This task will prove insurmountable. Nevertheless, the imperial model, the contours of which emerged under the Moscow Rurikovichs, will ensure the reproduction of domestic statehood and its international weight for several centuries. But this model was as strong as it was fragile, and therefore not immune from catastrophic collapses.

The first of them will happen at the beginning of the 17th century and will be a consequence of the unresolved problems that turned out to be a stumbling block for Moscow rulers. These problems were partly due to the incompleteness of the post-Mongol centralized statehood. But among them there were also those who, while preserving this model and any of its transformations, were not solved at all.

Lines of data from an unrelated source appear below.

#ifndef SEG_KEEP
#define SEG_KEEP 1
#endif
#ifndef SEG_EPT
#define SEG_EPT 4
#endif
template <int NV, bool DROP, bool FUSE, bool RL>
__global__ void __launch_bounds__(1024) k_segreduce_bwd(const float* __restrict__ x, const float* __restrict__ T,
                                                       const float* __restrict__ dA, const float* __restrict__ dres,
                                                       const int* __restrict__ colptr, const int* __restrict__ csc_dst,
                                                       const int* __restrict__ csc_reldist,
                                                       const int* __restrict__ csc_eid,
                                                       const float* __restrict__ csc_invcnt, int N, int d,
                                                       uint32_t seed, uint32_t layer_uid, uint32_t thresh, float scale,
                                                       int compact, float* __restrict__ dx, float* __restrict__ dT,
                                                       PmNormSums nn, int xcd_nodes, int pr, unsigned* gate) {
  constexpr int EPT = NV == 1 ? SEG_EPT : 2;
  extern __shared__ __attribute__((aligned(16))) float sT[];
  const int nwv0 = blockDim.x >> 6;
  for (int i = threadIdx.x; i < (PM_N_DIST + nwv0 * pr) * d + 1; i += blockDim.x) sT[i] = 0.f;
  __syncthreads();
  const int lane = threadIdx.x & 63;
  const int wave = threadIdx.x >> 6;
  float* const sP = sT + PM_N_DIST * d + wave * pr * d;
  const int nblk = compact ? 4 : 7;
  const int dq = d >> 2;
  int c[NV];
  bool ok[NV];
#pragma unroll
  for (int v = 0; v < NV; ++v) { c[v] = (lane + v * 64) * 4; ok[v] = c[v] < d; }
  const int nwv = blockDim.x >> 6;
  constexpr bool KEEP = NV == 1 && SEG_KEEP;
  float nm[NV][4], nrs[NV][4], nga[NV][4], nbe[NV][4];
  double ns0[NV][4], ns1[NV][4], ns2[NV][4];
  if (FUSE) {
#pragma unroll
    for (int v = 0; v < NV; ++v)
#pragma unroll
      for (int j = 0; j < 4; ++j) {
        const int col = ok[v] ? c[v] + j : 0;
        if (KEEP) {
          nm[v][j] = nn.mean[col]; nrs[v][j] = rsqrtf(nn.var[col] + nn.eps); nga[v][j] = nn.gamma[col]; nbe[v][j] = nn.beta[col];
        }
        ns0[v][j] = 0; ns1[v][j] = 0; ns2[v][j] = 0;
      }
  }
  float z0[NV][4];
#pragma unroll
  for (int v = 0; v < NV; ++v)
#pragma unroll
    for (int j = 0; j < 4; ++j) z0[v][j] = 0.f;
  float amax = 0.f;
  unsigned* const sMax = reinterpret_cast<unsigned*>(sT + (PM_N_DIST + nwv0 * pr) * d);
  int n_lo = blockIdx.x * nwv, n_hi = N, n_step = gridDim.x * nwv;
  if (xcd_nodes > 0) {
    n_lo = (blockIdx.x & 7) * xcd_nodes + (blockIdx.x >> 3) * nwv;
    n_hi = min(N, ((int)(blockIdx.x & 7) + 1) * xcd_nodes);
    n_step = (gridDim.x >> 3) * nwv;
  }
  float run[NV][4];
#pragma unroll
  for (int v = 0; v < NV; ++v)
#pragma unroll
    for (int j = 0; j < 4; ++j) run[v][j] = 0.f;
  int cur = -1;
  auto flush_run = [&](int v, int dist_r) {
    if (dist_r < 0) return;
    {
      if (dist_r == 0) {
#pragma unroll
        for (int j = 0; j < 4; ++j) z0[v][j] += run[v][j];
      } else if (dist_r <= pr) {
        float4* pp = reinterpret_cast<float4*>(sP + (dist_r - 1) * d + c[v]);
        float4 t = *pp;
        t.x += run[v][0]; t.y += run[v][1]; t.z += run[v][2]; t.w += run[v][3];
        *pp = t;
      } else {
        float* row = sT + dist_r * d + (c[v] >> 2);
#pragma unroll
        for (int j = 0; j < 4; ++j)
          if (run[v][j] != 0.f) atomicAdd(row + j * dq, run[v][j]);
      }
#pragma unroll
      for (int j = 0; j < 4; ++j) run[v][j] = 0.f;
    }
  };
  for (int n0 = n_lo; n0 < n_hi; n0 += n_step) {
    const int n = __builtin_amdgcn_readfirstlane(n0 + wave);
    if (n >= n_hi) continue;
    float4 xv[NV], acc[NV];
    int beg, end;
    {
#pragma unroll
    for (int v = 0; v < NV; ++v) {
      if (!ok[v]) continue;
      xv[v] = *reinterpret_cast<const float4*>(x + (int64_t)n * d + c[v]);
      acc[v] = *reinterpret_cast<const float4*>(dA + ((int64_t)n * nblk + (nblk - 1)) * d + c[v]);
      if (dres) {
        const float4 rv = *reinterpret_cast<const float4*>(dres + (int64_t)n * d + c[v]);
        acc[v].x += rv.x; acc[v].y += rv.y; acc[v].z += rv.z; acc[v].w += rv.w;
      }
    }
    beg = colptr[n]; end = colptr[n + 1];
    }
    struct Meta { int dst[EPT], dist[EPT], blk[EPT]; float w[EPT]; uint32_t key[EPT]; };
    auto load_meta = [&](Meta& m, int p) __attribute__((always_inline)) {
#pragma unroll
      for (int u = 0; u < EPT; ++u) {
        const bool live = p + u < end;
        const int q = live ? p + u : end - 1;
        m.dst[u] = csc_dst[q];
        const int rd = csc_reldist[q];
        const int r = rd & 0xff;
        m.dist[u] = rd >> 8;
        m.blk[u] = compact ? (r < 4 ? 0 : r - 3) : r;
        m.w[u] = live ? csc_invcnt[q] * scale : 0.f;
        m.key[u] = DROP ? pm_edge_key(seed, layer_uid, (uint32_t)csc_eid[q]) : 0u;
      }
    };
    Meta mt;
    for (int p = beg; p < end; p += EPT) {
      load_meta(mt, p);
      const int (&dst)[EPT] = mt.dst, (&dist)[EPT] = mt.dist, (&blk)[EPT] = mt.blk;
      const float (&w)[EPT] = mt.w;
      const uint32_t (&key)[EPT] = mt.key;
      int prev[EPT];
      prev[0] = cur;
#pragma unroll
      for (int u = 1; u < EPT; ++u) prev[u] = dist[u - 1];
#pragma unroll
      for (int v = 0; v < NV; ++v) {
        if (!ok[v]) continue;
        float4 g4[EPT], tv[EPT];
#pragma unroll
        for (int u = 0; u < EPT; ++u) {
          g4[u] = *reinterpret_cast<const float4*>(dA + ((int64_t)dst[u] * nblk + blk[u]) * d + c[v]);
          tv[u] = *reinterpret_cast<const float4*>(T + dist[u] * d + c[v]);
        }
        const float xs[4] = {xv[v].x, xv[v].y, xv[v].z, xv[v].w};
        float* ap = reinterpret_cast<float*>(&acc[v]);
#pragma unroll
        for (int u = 0; u < EPT; ++u) {
          const float g[4] = {g4[u].x * w[u], g4[u].y * w[u], g4[u].z * w[u], g4[u].w * w[u]};
          const float ts[4] = {tv[u].x, tv[u].y, tv[u].z, tv[u].w};
          float gt[4];
          const uint32_t gh = DROP ? pm_group_hash(key[u], c[v] >> 2) : 0u;
#pragma unroll
          for (int j = 0; j < 4; ++j) {
            bool on = xs[j] * ts[j] > 0.f;
            if (DROP) on = on && ((pm_lane_hash(gh, j) >> 8) >= thresh);
            const float gg = on ? g[j] : 0.f;
            ap[j] += gg * ts[j];
            gt[j] = gg * xs[j];
          }
          if (RL) {
            if (dist[u] != prev[u]) flush_run(v, prev[u]);
#pragma unroll
            for (int j = 0; j < 4; ++j) run[v][j] += gt[j];
          } else {
#pragma unroll
            for (int j = 0; j < 4; ++j) run[v][j] = gt[j];
            flush_run(v, dist[u]);
          }
        }
      }
      cur = dist[EPT - 1];
    }
    if (RL) {
#pragma unroll
      for (int v = 0; v < NV; ++v)
        if (ok[v]) flush_run(v, cur);
    }
    cur = -1;
#pragma unroll
    for (int v = 0; v < NV; ++v) {
      if (!ok[v]) continue;
      *reinterpret_cast<float4*>(dx + (int64_t)n * d + c[v]) = acc[v];
      if (FUSE) {
        if constexpr (NV == 1)
          amax = fmaxf(fmaxf(amax, fmaxf(fabsf(acc[v].x), fabsf(acc[v].y))), fmaxf(fabsf(acc[v].z), fabsf(acc[v].w)));
        const float4 hv = *reinterpret_cast<const float4*>(nn.h + (int64_t)n * d + c[v]);
        const float hs[4] = {hv.x, hv.y, hv.z, hv.w};
        const float ds[4] = {acc[v].x, acc[v].y, acc[v].z, acc[v].w};
        float m4[4], r4[4], g4n[4], b4[4];
        if (KEEP) {
#pragma unroll
          for (int j = 0; j < 4; ++j) { m4[j] = nm[v][j]; r4[j] = nrs[v][j]; g4n[j] = nga[v][j]; b4[j] = nbe[v][j]; }
        } else {
          const float4 mv = *reinterpret_cast<const float4*>(nn.mean + c[v]), vv = *reinterpret_cast<const float4*>(nn.var + c[v]);
          const float4 gv = *reinterpret_cast<const float4*>(nn.gamma + c[v]), bv = *reinterpret_cast<const float4*>(nn.beta + c[v]);
          m4[0] = mv.x; m4[1] = mv.y; m4[2] = mv.z; m4[3] = mv.w;
          r4[0] = rsqrtf(vv.x + nn.eps); r4[1] = rsqrtf(vv.y + nn.eps); r4[2] = rsqrtf(vv.z + nn.eps); r4[3] = rsqrtf(vv.w + nn.eps);
          g4n[0] = gv.x; g4n[1] = gv.y; g4n[2] = gv.z; g4n[3] = gv.w;
          b4[0] = bv.x; b4[1] = bv.y; b4[2] = bv.z; b4[3] = bv.w;
        }
#pragma unroll
        for (int j = 0; j < 4; ++j) {
          const float xh = (hs[j] - m4[j]) * r4[j];
          float du = ds[j];
          if (nn.relu && !(xh * g4n[j] + b4[j] > 0.f)) du = 0.f;
          ns0[v][j] += (double)du; ns1[v][j] += (double)du * (double)xh; ns2[v][j] += (double)xh;
        }
      }
    }
  }
#pragma unroll
  for (int v = 0; v < NV; ++v) {
    if (!ok[v]) continue;
#pragma unroll
    for (int j = 0; j < 4; ++j)
      if (z0[v][j] != 0.f) atomicAdd(&sT[j * dq + (c[v] >> 2)], z0[v][j]);
  }
  if (FUSE && NV == 1 && nn.absmax_out) {
    amax = pm_wave_max(amax);
    if (lane == 0) atomicMax(sMax, __float_as_uint(amax));
  }
  __syncthreads();
  if (FUSE && NV == 1 && nn.absmax_out && threadIdx.x == 0) atomicMax(nn.absmax_out + (blockIdx.x % PM_ABSMAX_SLOTS), *sMax);
  for (int i = threadIdx.x; i < pr * d; i += blockDim.x) {
    const int r = i / d, col = i - r * d;
    float t = 0.f;
    for (int w = 0; w < nwv0; ++w) t += sT[PM_N_DIST * d + (w * pr + r) * d + col];
    sT[(r + 1) * d + (col & 3) * dq + (col >> 2)] += t;
  }
  __syncthreads();
  pm_turn_enter_block(gate);
  for (int i = threadIdx.x; i < PM_N_DIST * d; i += blockDim.x) {
    const int col = i % d;
    const float v = sT[i - col + (col & 3) * dq + (col >> 2)];
    if (v != 0.f) atomicAdd(&dT[i], v);
  }
  if (FUSE) {
    __syncthreads();
    double* sd = reinterpret_cast<double*>(sT);
    for (int r = 0; r * 4 < nwv; ++r) {
      if ((wave >> 2) == r) {
        double* slot = sd + (int64_t)(wave & 3) * 3 * d;
#pragma unroll
        for (int v = 0; v < NV; ++v) {
          if (!ok[v]) continue;
#pragma unroll
          for (int j = 0; j < 4; ++j) {
            const int col = c[v] + j;
            if (r == 0) { slot[col] = ns0[v][j]; slot[d + col] = ns1[v][j]; slot[2 * d + col] = ns2[v][j]; }
            else { slot[col] += ns0[v][j]; slot[d + col] += ns1[v][j]; slot[2 * d + col] += ns2[v][j]; }
          }
        }
      }
      __syncthreads();
    }
    const int nslot = nwv < 4 ? nwv : 4;
    double* dst = nn.acc3 + (int64_t)(blockIdx.x % PM_BN_REPL) * 3 * d;
    for (int i = threadIdx.x; i < 3 * d; i += blockDim.x) {
      double t = 0;
      for (int q = 0; q < nslot; ++q) t += sd[(int64_t)q * 3 * d + i];
      atomicAdd(&dst[i], t);
    }
  }
  pm_turn_leave_block(gate);
}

Let's fix both of them again.

1. The dynastic-tribal principle of power, replaced by the dynastic-family principle in relation to the first person of the state, was preserved in the near-power boyar layer of Moscow Rus'. The former princes, who owned individual territories and then moved to Moscow, continued to view Rus' as their collective patrimonial fiefdom, which they had the right to govern together with the sovereign. Their claims were embodied in the practice of localism, which made the occupation of government positions dependent on the nobility of origin and the official status of their ancestors. This practice, on the one hand, prevented the promotion of the most capable people, and on the other hand, it blocked the consolidation of the boyars, making them powerless in the face of the arbitrariness of the autocratic power that was being formed in post-Horde Rus'. But this created a situation in which the intra-elite basic consensus regarding the understanding of the common interest could not gain stability. His instability, hidden for the time being, revealed itself during the period of military defeats and was expressed in the total distrust of the personification of the general interest in the entire princely-boyar and church elite. It was then that the conflict initially inherent in the Moscow statehood emerged between the principle of individual autocratic rule, which tended towards arbitrariness, and the aristocratic principle, which presupposed guaranteed protection of the elite from such arbitrariness.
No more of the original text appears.